Utopia AI Moderator is an automated moderation service that learns the moderation policy of each customer from annotations made by human moderators. In this post, we consider variation in human moderation. We discuss why moderators disagree on their decisions and how to measure the disagreement, explain how it affects the evaluation of an AI model trained on the human decisions, and finally show how we use our tools to help our customers to follow and improve the quality of their moderation.

Inter-annotator agreement in natural language processing

Disagreement between human annotators is a well-known issue in machine learning and computational linguistics as well as other fields that rely on human-annotated data.
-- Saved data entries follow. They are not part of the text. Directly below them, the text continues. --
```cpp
AWSEG_API int awseg_attention_d32(const float* q, const float* k, const float* v, float* out, int batch, int heads,
                                  int n_queries, int n_keys, float scale, awseg_stream_t stream)
{
    return launch_attention(attention_d32_kernel, q, k, v, out, batch, heads, n_queries, n_keys, scale, stream);
}

AWSEG_API int awseg_attention_d32_split(const float* q, const float* k, const float* v, float* out, int batch, int heads,
                                        int n_queries, int n_keys, float scale, awseg_stream_t stream)
{
    return launch_attention(attention_d32_split_kernel, q, k, v, out, batch, heads, n_queries, n_keys, scale, stream);
}

AWSEG_API int awseg_attention_d32_bf16(const float* q, const float* k, const float* v, float* out, int batch, int heads,
                                       int n_queries, int n_keys, float scale, awseg_stream_t stream)
{
    return launch_attention(attention_d32_bf16_kernel, q, k, v, out, batch, heads, n_queries, n_keys, scale, stream);
}

AWSEG_API int64_t awseg_attention_d32_split_workspace(int batch, int heads, int n_keys)
{
    if (batch < 0 || heads < 0 || n_keys < 0) return 0;
    const int64_t tab = ((int64_t)batch * heads * 2 * 4 + 255) / 256 * 256;
    return tab + (int64_t)batch * heads * (n_keys / TK) * IMG_TILE_HALFS * 2;
}

AWSEG_API int awseg_attention_d32_split_ws(const float* q, const float* k, const float* v, int kv_pitch, float* out, int batch, int heads,
                                           int n_queries, int n_keys, float scale, void* workspace, awseg_stream_t stream)
{
    if (batch == 0 || n_queries == 0) return 0;
    if (!q || !k || !v || !out || !workspace || batch < 0 || heads < 1 || n_queries < 0 || n_keys < TK) return AWSEG_EINVAL;
    if (n_keys % TK) return AWSEG_ERANGE;
    if (heads > 65535 || batch > 65535) return AWSEG_ERANGE;
    if (((uintptr_t)q & 15) || ((uintptr_t)k & 15) || ((uintptr_t)v & 15) || ((uintptr_t)out & 15) || ((uintptr_t)workspace & 255)) return AWSEG_EALIGN;
    if (kv_pitch == 0) kv_pitch = heads * D;
    if (kv_pitch < heads * D || (kv_pitch & 3)) return AWSEG_EINVAL;
    if ((int64_t)(n_keys / TK) * IMG_TILE_HALFS * 2 > 0x7fffffff) return AWSEG_ERANGE;
    int* exps = reinterpret_cast<int*>(workspace);
    const int64_t tab = ((int64_t)batch * heads * 2 * 4 + 255) / 256 * 256;
    _Float16* img = reinterpret_cast<_Float16*>(reinterpret_cast<char*>(workspace) + tab);
    hipLaunchKernelGGL(attn_kv_image_kernel, dim3((unsigned)heads, (unsigned)batch), dim3(AT), 0, awseg_s(stream), k, v, kv_pitch, n_keys, heads, img, exps);
    AWSEG_LAUNCH_CHECK();
    dim3 grid((unsigned)((n_queries + 127) / 128), (unsigned)heads, (unsigned)batch);
    hipLaunchKernelGGL(attention_d32_split_img_kernel, grid, dim3(AT), 0, awseg_s(stream), q, img, exps, out, n_queries, n_keys, heads,
                       scale * 1.4426950408889634f);
    AWSEG_LAUNCH_CHECK();
    return 0;
}

AWSEG_API int awseg_attention_d32_packed_kv(const float* q, const float* kv, float* out, int batch, int heads, int n_queries,
                                            int n_keys, float scale, int mode, awseg_stream_t stream)
{
    if (!kv) return AWSEG_EINVAL;
    const int c = heads * D;
    switch (mode) {
    case 0: return launch_attention(attention_d32_kernel, q, kv, kv + c, out, batch, heads, n_queries, n_keys, scale, stream, 2 * c);
    case 1: return launch_attention(attention_d32_split_kernel, q, kv, kv + c, out, batch, heads, n_queries, n_keys, scale, stream, 2 * c);
    case 2: return launch_attention(attention_d32_bf16_kernel, q, kv, kv + c, out, batch, heads, n_queries, n_keys, scale, stream, 2 * c);
    default: return AWSEG_EINVAL;
    }
}
```

adverse_weather_semantic_segmentation_robustness_benchmark_amd/csrc/awseg_common.h:

```cpp
#pragma once
#include <hip/hip_runtime.h>
#include <stdint.h>
#include <atomic>
#include <type_traits>
#include "../../include/awseg.h"

#define AWSEG_API extern "C" __attribute__((visibility("default")))

#define AWSEG_WAVE 64
#define AWSEG_CUS 256

#define AWSEG_LAUNCH_CHECK()                                  \
    do {                                                      \
        hipError_t e__ = hipGetLastError();                   \
        if (e__ != hipSuccess) return (int)e__;               \
    } while (0)

static inline hipStream_t awseg_s(awseg_stream_t s) { return (hipStream_t)s; }

inline int awseg_cu_count()
{
    static std::atomic<int> cached[16];
    int dev = 0, n_cu = 0;
    if (hipGetDevice(&dev) != hipSuccess) return AWSEG_CUS;
// ... 48 lines not shown

__device__ __forceinline__ void awseg_amax_step(float v, int c, float& best, int& bi)
{
    if (!(v <= best) && !(best != best)) { best = v; bi = c; }
}

__device__ __forceinline__ unsigned long long awseg_conf_q30(float conf) { return (unsigned long long)(conf * 1073741824.0f); }

__device__ __forceinline__ int awseg_ece_find_bin(float conf, const float* s_edges, int n_bins)
{
    int b = (int)ceilf(conf * (float)n_bins) - 1;
    b = b < 0 ? 0 : (b > n_bins - 1 ? n_bins - 1 : b);
    if (!(conf > s_edges[b])) b = b > 0 ? b - 1 : 0;
    else if (!(conf <= s_edges[b + 1])) b = b < n_bins - 1 ? b + 1 : b;
    if (conf > s_edges[b] && conf <= s_edges[b + 1]) return b;
    for (int k = 0; k < n_bins; ++k)
        if (conf > s_edges[k] && conf <= s_edges[k + 1]) return k;
    return -1;
}

inline int awseg_blocks_per_image(int64_t lane_items, int threads, int64_t batch, int resident_per_cu)
{
    int64_t want = (lane_items + threads - 1) / threads;
    int64_t cap = (AWSEG_CUS * resident_per_cu + batch - 1) / batch;
    if (cap < 1) cap = 1;
    if (want > cap) want = cap;
    if (want < 1) want = 1;
    return (int)want;
}

template <typename F> inline auto awseg_by_label(int label_dtype, F&& f)
{
    if (label_dtype == AWSEG_U8) return f(std::integral_constant<int, AWSEG_U8>());
    return f(std::integral_constant<int, AWSEG_I64>());
}
template <typename F> inline auto awseg_by_flag(bool flag, F&& f)
{
    if (flag) return f(std::true_type());
    return f(std::false_type());
}
template <typename F> inline auto awseg_by_combine_mode(int mode, F&& f)
{
    if (mode == AWSEG_COMBINE_WEIGHTED) return f(std::integral_constant<int, 0>());
    return f(std::integral_constant<int, 2>());
}
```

The technical terms for the agreement between human annotators are inter-rater reliability or inter-annotator agreement. The simplest way to measure the agreement is the accuracy: the number of samples annotated in the same way divided by the total number of annotated samples. A more robust measure is Cohen’s kappa coefficient which normalizes the observed agreement of the annotators by the probability that they agree by chance, so that the value is 1.0 for complete agreement and 0.0 if all agreements are by chance. Unfortunately, the standard measures require that you have the same set of samples annotated by all the annotators you want to compare, which is both expensive and impractical in many situations.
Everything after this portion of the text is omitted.